Microvascular Autoregulation Research Articles

A scanning electron-microscopic analysis of the intraparenchymal brain vasculature following experimental hypertension.

The effects of acute systemic hypertension on the intraparenchymal cerebral vasculature of cats was assessed by morphological means. Intravenous horseradish peroxidase administration coupled with light microscopy was employed to identify brain sites manifesting hypertension-induced peroxidase extravasation and therein the luminal surface of the intraparenchymal vasculature was examined with scanning electron microscopy (SEM). Comparable SEM studies were also conducted within sites reflecting no altered peroxidase permeability. Via these techniques, hypertension was recognized to evoke significant vascular change throughout the neuraxis. The luminal endothelia of that vasculature contained within the peroxidase extravasation sites demonstrated numerous plasmalemmal pits and the occasional presence of balloon- and crater-like lesions which were localized along the marginal lines. In sites demonstrating no peroxidase exudation, these plasmalemmal pits were infrequent; yet, the balloon and crater-like lesions, again localized along the marginal lines, were now conspicuous and regular endothelial features. Within the peroxidase extravasation sites, plasmalemmal pits could be identified within minutes of the onset of the hypertensive event, while in all loci endothelial balloons were observed prior to the appearance of craters.

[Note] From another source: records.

template <int NS, bool SCL, int NT, int KCAP = kMaxK, bool BIN = false>
__device__ __forceinline__ int wg_topk_impl(const int32_t* ids, const float* scores,
                                            const float* lds_scores, int n, int k, int32_t* out_pos,
                                            int32_t* out_ids, float* out_scores, const int64_t* id_map,
                                            int64_t* out_mapped, unsigned char* scratch, SubTimer pt,
                                            int n_all = 0x7fffffff, uint32_t floor_key = 0u) {
  TopkScratchT<KCAP>* S = reinterpret_cast<TopkScratchT<KCAP>*>(scratch);
  long long tsub = pt.now();
  const int tid = local_tid(), lane = tid & 63, wave = tid >> 6;
  const uint64_t lt = lanemask_lt(lane);
  constexpr bool REG = NS > 0;
  uint32_t key[REG ? NS : 1];
  if constexpr (REG) {
    float raw[NS];
#pragma unroll
    for (int j = 0; j < NS; ++j) {
      const int i = min(j * NT + tid, n - 1);
      raw[j] = SCL ? lds_scores[i] : scores[i];
    }
#pragma unroll
    for (int j = 0; j < NS; ++j) key[j] = (j * NT + tid < n) ? score_key(raw[j]) : 0u;
  }
#define NANN_FOR_KEYS(...)                                                    \
  if constexpr (REG) {                                                        \
    _Pragma("unroll") for (int j = 0; j < NS; ++j) {                          \
      const int i = j * NT + tid;                                             \
      const uint32_t kj = key[j];                                             \
      const bool valid = i < n && (!BIN || i < n_all || kj > floor_key);      \
      __VA_ARGS__                                                             \
// ... 153 lines not shown
      const uint64_t m = __ballot(e);
      if (lane == 0) S->wcnt[wave] = (uint32_t)popc64(m);
      __syncthreads();
      uint32_t wb = 0, tot = 0;
      for (int w = 0; w < NT / 64; ++w) {
        const uint32_t t = S->wcnt[w];
        if (w < wave) wb += t;
        tot += t;
      }
      const uint32_t rank = eq_base + wb + (uint32_t)popc64(m & lt);
      if (e && rank < r) S->sel[c_gt + rank] = ((unsigned long long)kj << 32) | (uint32_t)(~(uint32_t)i);
      eq_base += tot;
      __syncthreads();
    })
  }
#undef NANN_FOR_KEYS
  __syncthreads();
  pt.sub(PH_TK_COLLECT, tsub);
  int K2 = 64;
  while (K2 < k) K2 <<= 1;
  const bool split = K2 <= NT;
  int32_t my_id = 0;
  if (tid < k && ids) my_id = ids[(int)(~(uint32_t)(S->sel[tid] & 0xffffffffull))];
  const bool binned = use_bins && S->misc[3] == 0u;
  if (split && !binned) {
    const int segs = NT / K2;
    const int e = tid & (K2 - 1), seg = tid / K2;
    const int len = (k + segs - 1) / segs;
    const int o0 = seg * len, o1 = min(k, o0 + len);
    int pr = 0;
    if (e < k) {
      const unsigned long long mine = S->sel[e];
      int o = o0;
      for (; o + 8 <= o1; o += 8) {
        unsigned long long v[8];
#pragma unroll
        for (int u = 0; u < 8; ++u) v[u] = S->sel[o + u];
#pragma unroll
        for (int u = 0; u < 8; ++u) pr += (v[u] > mine) ? 1 : 0;
      }
      for (; o < o1; ++o) pr += (S->sel[o] > mine) ? 1 : 0;
    }
    S->prank[tid] = (unsigned short)pr;
    __syncthreads();
  }
  for (int e = tid; e < k; e += NT) {
// ... 15 lines not shown
    } else if (split) {
      for (int sg = 0; sg < NT / K2; ++sg) rank += S->prank[sg * K2 + e];
    } else {
      int o = 0;
      for (; o + 8 <= k; o += 8) {
        unsigned long long v[8];
#pragma unroll
        for (int u = 0; u < 8; ++u) v[u] = S->sel[o + u];
#pragma unroll
        for (int u = 0; u < 8; ++u) rank += (v[u] > mine) ? 1 : 0;
      }
      for (; o < k; ++o) rank += (S->sel[o] > mine) ? 1 : 0;
    }
    const int pos = (int)(~(uint32_t)(mine & 0xffffffffull));
    const int32_t idv = ids ? (e == tid ? my_id : ids[pos]) : pos;
    if (out_pos) out_pos[rank] = pos;
    if (out_ids) out_ids[rank] = idv;
    if (out_scores) {
      const uint32_t kbits = (uint32_t)(mine >> 32);
      const uint32_t u = (kbits & 0x80000000u) ? (kbits & 0x7fffffffu) : ~kbits;
      out_scores[rank] = (u != 0u) ? __uint_as_float(u) : (SCL ? lds_scores[pos] : scores[pos]);
    }
    if (out_mapped) out_mapped[rank] = id_map[idv];
  }
  __syncthreads();
  pt.sub(PH_TK_SORT, tsub);
  return 0;
}

template <int NT = kNT, int KCAP = kMaxK, bool BIN = false>
__device__ __forceinline__ int wg_topk(const int32_t* ids, const float* scores, const float* lds_scores,
                                       int n, int k, int32_t* out_pos, int32_t* out_ids,
                                       float* out_scores, const int64_t* id_map, int64_t* out_mapped,
                                       unsigned char* scratch, SubTimer pt = no_timer()) {
  if (k < 0 || k > KCAP) return 7;
  if (n < k) return 4;
  if (k == 0) return 0;
#define NANN_TOPK_CASE(NS_, SCL_)                                                                   \
  return wg_topk_impl<NS_, SCL_, NT, KCAP, BIN>(ids, scores, lds_scores, n, k, out_pos, out_ids, out_scores, \
                                           id_map, out_mapped, scratch, pt)
  if (lds_scores != nullptr && n <= kLdsScores) {
    if (n <= 1 * NT) NANN_TOPK_CASE(1, true);
    if (n <= 2 * NT) NANN_TOPK_CASE(2, true);
    if (n <= 4 * NT) NANN_TOPK_CASE(4, true);
    if constexpr (8 * NT <= kLdsScores) NANN_TOPK_CASE(8, true);
  }
  if (n <= 1 * NT) NANN_TOPK_CASE(1, false);
  if (n <= 2 * NT) NANN_TOPK_CASE(2, false);
  if (n <= 4 * NT) NANN_TOPK_CASE(4, false);
  if (n <= 8 * NT) NANN_TOPK_CASE(8, false);
  if (n <= kTopkEPT * NT) NANN_TOPK_CASE(kTopkEPT, false);
  NANN_TOPK_CASE(0, false);
#undef NANN_TOPK_CASE
}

These results demonstrate that numerous plasmalemmal pits, the SEM correlates of vesicles observed with transmission electron microscopy, appear to be temporally and spatially linked to the peroxidase extravasation and as such this may suggest that these phenomena are causally linked. The significance of endothelial balloons and craters, which are most prevalent in sites not manifesting peroxidase extravasation, is unclear; however, based on a parallel study conducted in the pial vasculature, the suggestion is advanced that their appearance may be linked to the loss of microvascular autoregulation.